# The most challenging, of challenging dust collection...



## 59Mike (Jun 16, 2014)

I've come to realize that my woodworking is probably a DCS designer's worst nightmare.

I use router duplicators for my custom gunstock business. Just upgraded to a dual duplicator, so I've got two, 1-3/4 hp routers spewing pounds of chips and dust in every direction as large hardwood blanks are chewed down to size. The sheer volume produced, as well as the fact that it's impossible to contain them because they fly in every direction means the word of the day is compromise.

I ended up enclosing this portion of my shop with heavy visqueen to contain the dust within the woodworking area (I also have a metalworking area in the garage).

I have a 1 hp collector with bag, and "gulp" attachments at each end of the table but that does no good when the chips are flying towards me… I could make the bottom of the table into a downdraft table, but again, a lot of work for only a marginal solution. It's not the big stuff I have a problem with.

So I've basically come to the realization that containment is the best I can do- I've ordered the 5 micron bag from Rockler to cut down on some of the fine stuff (vs. the 30 micron), and made my own separator using a 20 gal fiber drum.

I'm relying on a 3M respirator (oddly, can only find "cheap" disposable masks for woodworking, so I'm using a respirator rated for vapors…figure if it filters vapors, it'll catch the finest of sawdust) for my lungs, but can't figure out what to do about the old eyeballs.

Can't be good for the eyes to be in a constant environment of fine dust, gotta be like sandpaper over time. I looked at the Trend AirShield, but all seem to say it's a POS.

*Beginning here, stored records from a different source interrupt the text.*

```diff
@@ -592,7 +626,12 @@
   ga.grec = (const PtU4*)grec;
   ga.glk = glk;
   ga.kbase = kbase;
-  ga.trig = (uint64_t*)h->ws.get("gw_trig", sizeof(uint64_t) * ((size_t)n + 1), st);
+  const char* ee = getenv("SG_DEBUG_GW_EPOCHS");
+  const uint32_t epochs = ee ? (uint32_t)std::min(std::max(atoi(ee), 1), 255) : 255u;
+  const bool wrap = h->gw_epoch >= epochs;
+  h->gw_epoch = wrap ? 1u : h->gw_epoch + 1;
+  ga.epoch = h->gw_epoch;
+  ga.trig = gw_tagged_words(h, h->gw_trig, "gw_trig", (size_t)std::max<int64_t>(n, 1), wrap, st);
   ga.area = (uint64_t*)h->ws.get("gw_area", sizeof(uint64_t) * 3 * (size_t)std::max<int64_t>(nt, 1), st);
   uint32_t* gflags = (uint32_t*)h->ws.get("gw_flags", sizeof(uint32_t) * 4, st);
   ga.flags = gflags;
@@ -607,7 +646,6 @@
   ga.cv_pay = (int64_t*)h->ws.get("cv_pay", sizeof(int64_t) * (size_t)ga.cv_cap, st);
   ga.cv_key = (int32_t*)h->ws.get("cv_key", sizeof(int32_t) * (size_t)ga.cv_cap, st);
   HIPCHK(hipMemsetAsync(gflags, 0, sizeof(uint32_t) * 4, st));
-  HIPCHK(hipMemsetAsync(ga.trig, 0, sizeof(uint64_t) * ((size_t)n + 1), st));
   h->kbeg("group_walk");
   dispatch_op(op, [&](auto opc) { launch_gwalk<T, decltype(opc)::value>(ga, ng, st); });
   h->kend();
diff --git a/siddhi_amd/csrc/sg_engine.h b/siddhi_amd/csrc/sg_engine.h
--- a/siddhi_amd/csrc/sg_engine.h
+++ b/siddhi_amd/csrc/sg_engine.h
@@ -123,6 +123,9 @@
   uint64_t snap_gen = ~0ull;
   uint32_t key_bound_seen = 0;
   int64_t ts_max_seen = INT64_MIN;
+  struct GwTagged { const void* p = nullptr; size_t cap = 0, hw = 0; };
+  GwTagged gw_trig;
+  uint32_t gw_epoch = 0;
   void* state = nullptr;
   int state_kind = 0;
   int split_out = 0;
```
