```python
def load():
    global _LIB
    if _LIB is not None:
        return _LIB
    if not os.path.exists(LIB_PATH):
        raise RuntimeError(
            f"{LIB_PATH} not found: build it with `python -m roms_trunk_mgh_amd._build` "
            "(there is no CPU fallback for the HIP path)")
    lib = C.CDLL(LIB_PATH, mode=C.RTLD_GLOBAL)
# ... 234 lines not shown
                import sys
                print(f"halo relay failed: {e!r}", file=sys.stderr, flush=True)
                return 1
        self._relay = RELAY_FN(cb)
        self._chk(self.l.roms_hip_set_halo_relay(self._relay, None), "set_halo_relay")

    def calib_stream(self, n_doubles):
        self._chk(self.l.roms_hip_calib_stream(n_doubles), "calib_stream")

    def last_ms(self, entry):
        return self.l.roms_hip_timing_last_ms(entry.encode())

    def row_metrics_state(self):
        self.l.roms_hip_row_metrics_state.restype = C.c_int
        return int(self.l.roms_hip_row_metrics_state())

    def graph_exchanges(self, on=True):
        self._chk(self.l.roms_hip_graph_exchanges(int(on)), "graph_exchanges")

    def graph_exchanges_state(self):
        self.l.roms_hip_graph_exchanges_state.restype = C.c_int
        return int(self.l.roms_hip_graph_exchanges_state())

    def check_guards(self):
        self._chk(self.l.roms_hip_check_guards(), "check_guards")

    def close(self):
        if RomsHip._live is self:
            import sys
            import warnings
            RomsHip._live = None
            rc = self.l.roms_hip_check_guards()
            msg = self.l.roms_hip_last_error() if rc else None
            self.l.roms_hip_finalize()
            if rc:
                text = msg.decode() if msg else ""
                what = ("guard band damaged: " if "store outside" in text else "guard bands could not be checked: ") + text
                if sys.exc_info()[0] is not None:
                    warnings.warn("roms_hip: " + what)
                else:
                    raise RuntimeError("roms_hip: " + what)

    def __del__(self):
        try:
            self.close()
        except Exception:
# ... 2 lines not shown
```

Baseline: 0.2375 simulated-days/s.

## Fuse periodic halo and wall boundary updates into producer kernels for single-tile runs

For a single E-W periodic tile with closed N/S walls, set_massflux, omega and set_zeta now write the periodic ghost images and wall copies directly from the producing kernel through own_store, so the separate boundary and halo kernel launches are skipped. The KPP edge kernels and halo exchanges for Akv/Akt are replaced by one batched k_tail_multi kernel that applies wall and seam updates together. The goal is fewer small launches and fewer extra memory passes per step. In exchange the producer kernels do extra branchy stores, and correctness depends on the geometry guard and on the ghost-index mapping being right.

```diff
diff --git a/include/roms_hip.h b/include/roms_hip.h
--- a/include/roms_hip.h
+++ b/include/roms_hip.h
@@ -173,6 +173,9 @@
 int roms_hip_graph_exchanges(int on);
 int roms_hip_graph_exchanges_state(void);
 
+int roms_hip_edge_fusion(int on);
+int roms_hip_edge_fusion_state(void);
+
 int roms_hip_exchange(int field_id, int level);
 
 typedef struct { int peer; int tag; long count; double *buf; } roms_halo_msg_t;
diff --git a/roms_trunk_mgh_amd/csrc/capi.hip b/roms_trunk_mgh_amd/csrc/capi.hip
--- a/roms_trunk_mgh_amd/csrc/capi.hip
+++ b/roms_trunk_mgh_amd/csrc/capi.hip
@@ -262,6 +262,8 @@
   if (!g_ctx.inited) return 0;
   (void)hipStreamSynchronize(g_ctx.stream);
   (void)roms_hip_graph_exchanges(0);
+  (void)roms_hip_edge_fusion(1);
+  g_edge_fused_last = 0;
   roms_rowm_release();
   snapshot_release();
   halo_finalize();
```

So…long and short of it is that I'm looking to keep my eyes in a "filtered air" environment, with something that won't fog up and has great visibility.

Any suggestions?


----------



## cathode (May 18, 2014)

Have you tried putting a 20" box fan or similar on your left or right side to just blow the chips away? I found this setup works pretty good since sawdust doesn't have a lot of mass/inertia so it's easy to change it's direction with another stream of air. Plus it's an incredibly cheap fix ($16-20 for a basic box fan almost anywhere)


----------



## InstantSiv (Jan 12, 2014)

If it was me I would build something like this cnc machine. I would build an enclosure as tight as possible around the duplicators and paint it cool colors. I might or might not consider a box fan with a filter to draw some air through if there's an issue with dust while loading and unloading.


----------



## crank49 (Apr 7, 2010)

Without a picture of your duplicator setup I'm only guessing here, but what you need in concept is high velocity air flow and close capture.
That would be best provided by Shop Vacuums connected to shrouds around the router bases. Is this possible with the movements your machine makes?


----------



## mrg (Mar 10, 2010)

For eye protection look for Bolo safety glasses. These are very comfortable seal around the eyes and are not expensive. If you would like I will post a pic.


----------



## John_ (Sep 23, 2013)

Take a look at the 3M 7800 respirator

I bought one to use when I spray paint, but it also comes in handy when I am sanding drywall, mdf, etc

Before you get 'sticker shock' because they sell in the $250 range on Amazon, I was able to find a large size on eBay for around $80. Here is a medium size selling right now for $75 an example

http://www.ebay.com/itm/3M-Respirators-Full-Facepiece-7800S-Series-Silicone-Respirator-NIB-size-Medium-/271478405474?pt=LH_DefaultDomain_0&hash=item3f355fb962


----------